Saturday, July 10, 2004

1) NAT (Masquerading)
You need NAT in order to use a single computer as a masquerading
gateway and share a single external connection to all the computers in
your lan. This method simply masks the IP packets coming from your lan
computers (while trying to communicate to the internet) as they where
generated by the gateway itself. This way simplyfies the sharing but
doesn't provide any kind of authentication and user control. With
Linux you use IPTABLES (and IPCHAINS if you have a <2.4 kernel).

2) HTTP/S Proxy
A proxy does something similar to NAT (as seen by the user), taking in
charge the job related to HTTP, HTTPS and FTP traffic (what your
browser do). It's totally different at a technical level because a
http proxy does not translate any packet at all, it simply receives
requests from the clients (the browsers of your lan), it requests then
the same resource from internet creating totally different kind of
packets, receives the answers from internet and sends properly
generated packets to the local browsers as an answer to the
originating request.
With Linux you will most probably use Squid which handles
authentication too, and it does it in a very flexible way, allowing
you to set limitations based on users, IPs, hours, dates, bandwidth
and so on. It does not provide any kind of connection sharing for
protocols other then HTTP,HTTPS and FTP (only passive mode), i.e. you
cannot use a HTTP proxy for videoconferenging, irq, online games and
so on (if not specifically supported by the application).

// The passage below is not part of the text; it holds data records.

__device__ __forceinline__ double rcp2(double d) {
  double r = __builtin_amdgcn_rcp(d);
  double e = fma(-d, r, 1.0);
  r = fma(r, e, r);
  e = fma(-d, r, 1.0);
  return fma(r, e, r);
}
__device__ __forceinline__ double qdiv(double n, double d, double r) {
  const double q = n * r;
  const double e = fma(-d, q, n);
  return __builtin_amdgcn_div_fixup(fma(e, r, q), d, n);
}
struct DivGuard {
  int nlo = 0, nhi = 0, dlo = 0, dhi = 0;
  __device__ __forceinline__ void num(double n) {
    const int e = __builtin_amdgcn_frexp_exp(n);
    nlo = ::min(nlo, e);
    nhi = ::max(nhi, e);
  }
  __device__ __forceinline__ void den(double d) {
    const int e = __builtin_amdgcn_frexp_exp(d);
    dlo = ::min(dlo, e);
    dhi = ::max(dhi, e);
  }
  __device__ __forceinline__ bool ok() const {
    return (nlo >= -899) & (nhi <= 600) & (dlo >= -99) & (dhi <= 100);
  }
// ... 65 lines not shown
  const double dzwn = (-kx) * ((fmux + kap * fmvx) + qk);
  const double dmwn = (-kx) * ((fmuy + kap * fmvy) + ql);
  const double damp1 = qdiv(2.0 * ((fmux + fmvy) + kap * (fmvx + fmuy)), kw.kap1, kw.rk1, G);
  const double damp2 = qdiv(2.0 * (kap * (fmqxx - fmqyy) + (kap2 - 1.0) * fmqxy), kw.denom, kw.rden, G);
  const double damp3 = (-2.0 * s) * fmv;
  const double damp = (damp1 + damp2) + damp3;
  const double rR = rcp2(kREarth);
  dy[0] = qdiv(ug, kREarth, rR, G);
  dy[1] = qdiv(vg * c, kREarth, rR, G);
  dy[2] = qdiv(dzwn, kREarth, rR, G);
  dy[3] = qdiv(dmwn, kREarth, rR, G);
  dy[4] = qdiv(damp * amp, kREarth, rR, G);
  return G.ok() & (M.m == 1.0);
}

__device__ __forceinline__ bool rhs_tail_fast_pair(const double g[11], const Merc& M, double s, double c,
                                                   double tn, double kx, const KapTermsR& kw, DivGuard G,
                                                   double amp, bool up, double& dA, double& dB, double& dC,
                                                   double& ug, double& vg) {
  const double fu = g[F_U], fv = g[F_V];
  const double rc = rcp2(c);
  const double fmuy = g[F_UY] + tn * fu, fmvy = g[F_VY] + tn * fv;
  const double fmqx = g[F_QX], fmqy = g[F_QY] * c, fmqxx = g[F_QXX];
  const double fmqyx = g[F_QXY] * c, fmqxy = fmqyx;
  const double fmqyy = ((g[F_QYY] * c) - (g[F_QY] * s)) * c;
  const double kap = kw.kap, kap2 = kw.kap2;
  const double fmu = qdiv(fu, c, rc, G), fmv = qdiv(fv, c, rc, G);
  const double fmux = qdiv(g[F_UX], c, rc, G), fmvx = qdiv(g[F_VX], c, rc, G);
  ug = fmu + qdiv(((1.0 - kap2) * fmqy) - ((2.0 * kap) * fmqx), kw.denom, kw.rden, G);
  vg = fmv + qdiv(((2.0 * kap) * fmqy) + ((1.0 - kap2) * fmqx), kw.denom, kw.rden, G);
// ... 1 lines not shown
  const double ql = qdiv(kap * fmqxy - fmqyy, kw.kk, kw.rkk, G);
  const double dzwn = (-kx) * ((fmux + kap * fmvx) + qk);
  const double dmwn = (-kx) * ((fmuy + kap * fmvy) + ql);
  const double damp1 = qdiv(2.0 * ((fmux + fmvy) + kap * (fmvx + fmuy)), kw.kap1, kw.rk1, G);
  const double damp2 = qdiv(2.0 * (kap * (fmqxx - fmqyy) + (kap2 - 1.0) * fmqxy), kw.denom, kw.rden, G);
  const double damp3 = (-2.0 * s) * fmv;
  const double damp = (damp1 + damp2) + damp3;
  const double rR = rcp2(kREarth);
  const double vgc = vg * c;
  dA = qdiv(up ? vgc : ug, kREarth, rR, G);
  dB = qdiv(up ? dmwn : dzwn, kREarth, rR, G);
  dC = qdiv(damp * amp, kREarth, rR, G);
  return G.ok() & (M.m == 1.0);
}

template <class BG>
__device__ __forceinline__ void ray_rhs(const BG& B, double t, const double* y, double* dy,
                                        double* aux = nullptr) {
  const double lon = y[0], lat = y[1], kx = y[2];
  const bool bad = fabs(lat) >= kHalfPi || fabs(y[3]) >= 100.0;
  const double ky = bad ? kNaN : y[3], amp = y[4];
  double g[11];
  MARK("r_entry");
  const auto trig = np_math::nm_sincostan_begin(lat);
  MARK("r_trig_begin");
  double s, c;
  DivGuard G;
  KapTermsR kw;
  const auto pending = lookup_begin(B, lon, lat, t);
  MARK("r_lookup_begin");
  double tn;
  np_math::nm_sincostan_end(lat, trig, s, c, tn);
  MARK("r_trig_end");
  __builtin_amdgcn_sched_barrier(0);
  lookup_end(B, pending, g, [&] { kw = kap_terms_r(kx, ky, G); MARK("r_kap"); });
  MARK("r_lookup_end");
  const Merc M = merc_factors(lat, c, s);
  double ug, vg;
  if (RARE(!rhs_tail_fast(g, M, s, c, tn, kx, kw, G, amp, dy, ug, vg))) {
    asm volatile("");
    rhs_tail_ieee(g, M, s, c, tn, kx, ky, amp, dy, ug, vg);
  }
  MARK("r_tail");
  if (aux) {
    aux[0] = ug;
    aux[1] = vg;
    aux[2] = bad ? kNaN : c;
  }
}

#ifndef RWRT_TEAM_SINORCOS
#define RWRT_TEAM_SINORCOS 1
#endif

template <class Lookup>
__device__ __forceinline__ void ray_rhs_f32(Lookup&& lookup, const double* y, double* dy, double* aux) {
  const double lat = y[1];
  const bool bad = fabs(lat) >= kHalfPi || fabs(y[3]) >= 100.0;
  const float fnan = __builtin_nanf("");
  const float kx = (float)y[2], ky = bad ? fnan : (float)y[3], amp = (float)y[4];
  float g[11];
  lookup(g);
  if (!(fabs(lat) <= kHalfPi)) {
// ... 592 lines not shown
__global__ void mercator_kernel(Field F, int64_t n, const double* __restrict__ lon,
                                const double* __restrict__ lat, double* __restrict__ out) {
  nm_stage<NM_SINCOS | NM_TAN>();
  for (int64_t i = blockIdx.x * (int64_t)blockDim.x + threadIdx.x; i < n;
       i += (int64_t)gridDim.x * blockDim.x) {
    const double la = lat[i];
    double g[11], o[12];
    interp11(F, py_mod_2pi(lon[i]), la, g);
    const Merc M = merc_factors(la, k_cos(la), k_sin(la));
    mercator12(g, M, k_tan(la), o);
#pragma unroll
    for (int q = 0; q < 12; ++q) out[q * n + i] = o[q];
  }
}

__global__ void rhs_kernel(Field F, int64_t n, const double* __restrict__ y,
                           double* __restrict__ dydt) {
  nm_stage<NM_SINCOS | NM_TAN>();
  for (int64_t i = blockIdx.x * (int64_t)blockDim.x + threadIdx.x; i < n;
       i += (int64_t)gridDim.x * blockDim.x) {
    double yy[5], d[5];
#pragma unroll
    for (int v = 0; v < 5; ++v) yy[v] = y[v * n + i];
    ray_rhs(StaticBG{F}, 0.0, yy, d);
#pragma unroll
    for (int v = 0; v < 5; ++v) dydt[v * n + i] = d[v];
  }
}

__global__ void attempt_kernel(Field F, int64_t n, const double* __restrict__ y,
                               const double* __restrict__ f, const double* __restrict__ h,
                               double rtol, double atol, double* __restrict__ Kout,
                               double* __restrict__ ynew, double* __restrict__ err) {
  nm_stage<NM_SINCOS | NM_TAN>();
  const RayProblem P{StaticBG{F}};
  for (int64_t i = blockIdx.x * (int64_t)blockDim.x + threadIdx.x; i < n;
       i += (int64_t)gridDim.x * blockDim.x) {
    double yy[5], ff[5], yn[5], k6[5];
#pragma unroll
// ... 527 lines not shown
  using type = BlockVaryingBG<T>;
};

template <class BG, class LBG, bool kTrace, bool kReplica, bool kPair = false>
__device__ __forceinline__ void run_rays(const RunArgs<BG>& a, const LBG& lbg, char* smem, int64_t hw) {
  using RayProblem = RayProblemT<LBG>;
  const RayProblem P{lbg};
  const bool writer = kReplica ? (threadIdx.x & 63u) == 0 : kPair ? (threadIdx.x & 63u) < 32u : true;
  Lane<RayProblem, KStore> L;
  L.K.p = reinterpret_cast<double*>(smem) + threadIdx.x;
  L.K.stride = 256;
  int64_t ray = -1, nacc = 0, nrej = 0;
  double* rows = nullptr;
  int32_t it = 0, nanrow = 0, wpos = 0;
  double prev_lon = 0.0, prev_lat = 0.0, cos_prev = 0.0;
  constexpr bool kHandoff = std::is_same<LBG, CachedStaticBG>::value && !kReplica && !kPair && !kTrace;
  bool handoff = false;
  __builtin_amdgcn_s_setprio(1);
  for (;;) {
    if (ray < 0) {
      int64_t w;
      if (kReplica) {
        if (hw < 0) break;
        w = hw;
        hw = -1;
      } else if (kPair) {
        int64_t w0 = 0;
        if ((threadIdx.x & 63u) < 32u) w0 = a.n_heavy + atomicAdd(&a.queue[1], 1);
        w = __shfl(w0, (int)(threadIdx.x & 31u));
      } else {
        w = a.n_heavy + atomicAdd(&a.queue[1], 1);
// ... 139 lines not shown
      if (q < nq) {
        CachedStaticBG QB = lbg;
        QB.key_x = QB.key_y = ~0u;
        QuadRole R;
        R.role = threadIdx.x & 3;
        R.odd = (R.role & 1) != 0;
        R.high = (R.role & 2) != 0;
        KQuad K{reinterpret_cast<double*>(smem) + threadIdx.x};
        quad_run<false>(a, QB, R, K, qray, qrows, y, f, aux, qt, qhabs, qhs, qnacc, qnrej, 0, qnanrow, qit,
                        qplon, qplat, qcos, (qflags & 1) != 0, (qflags & 2) != 0, 0);
      }
    }
  }
}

The solution depends on what you really want to provide to users of
your lan.
Generally the solution is a mix of the two above, where Squid takes
care of what it can (requesting authentication too) and IPTABLES makes
the rest.
Squid gives you also a boost in Internet browsing because it's a
caching proxy server, and stores stuff on your storage hardware in
order to minimize the access to outside.
IPTABLES works at packet level, is very flexible and will help
building a firewall too, so you will have connection sharing and
protection from outside (and maybe from inside too), you can stop
unwanted internet traffic, eventually log intrusion attempts, and even
redirect traffic from outside to inside (port address translation) for
internal servers which need to be reached from outside too.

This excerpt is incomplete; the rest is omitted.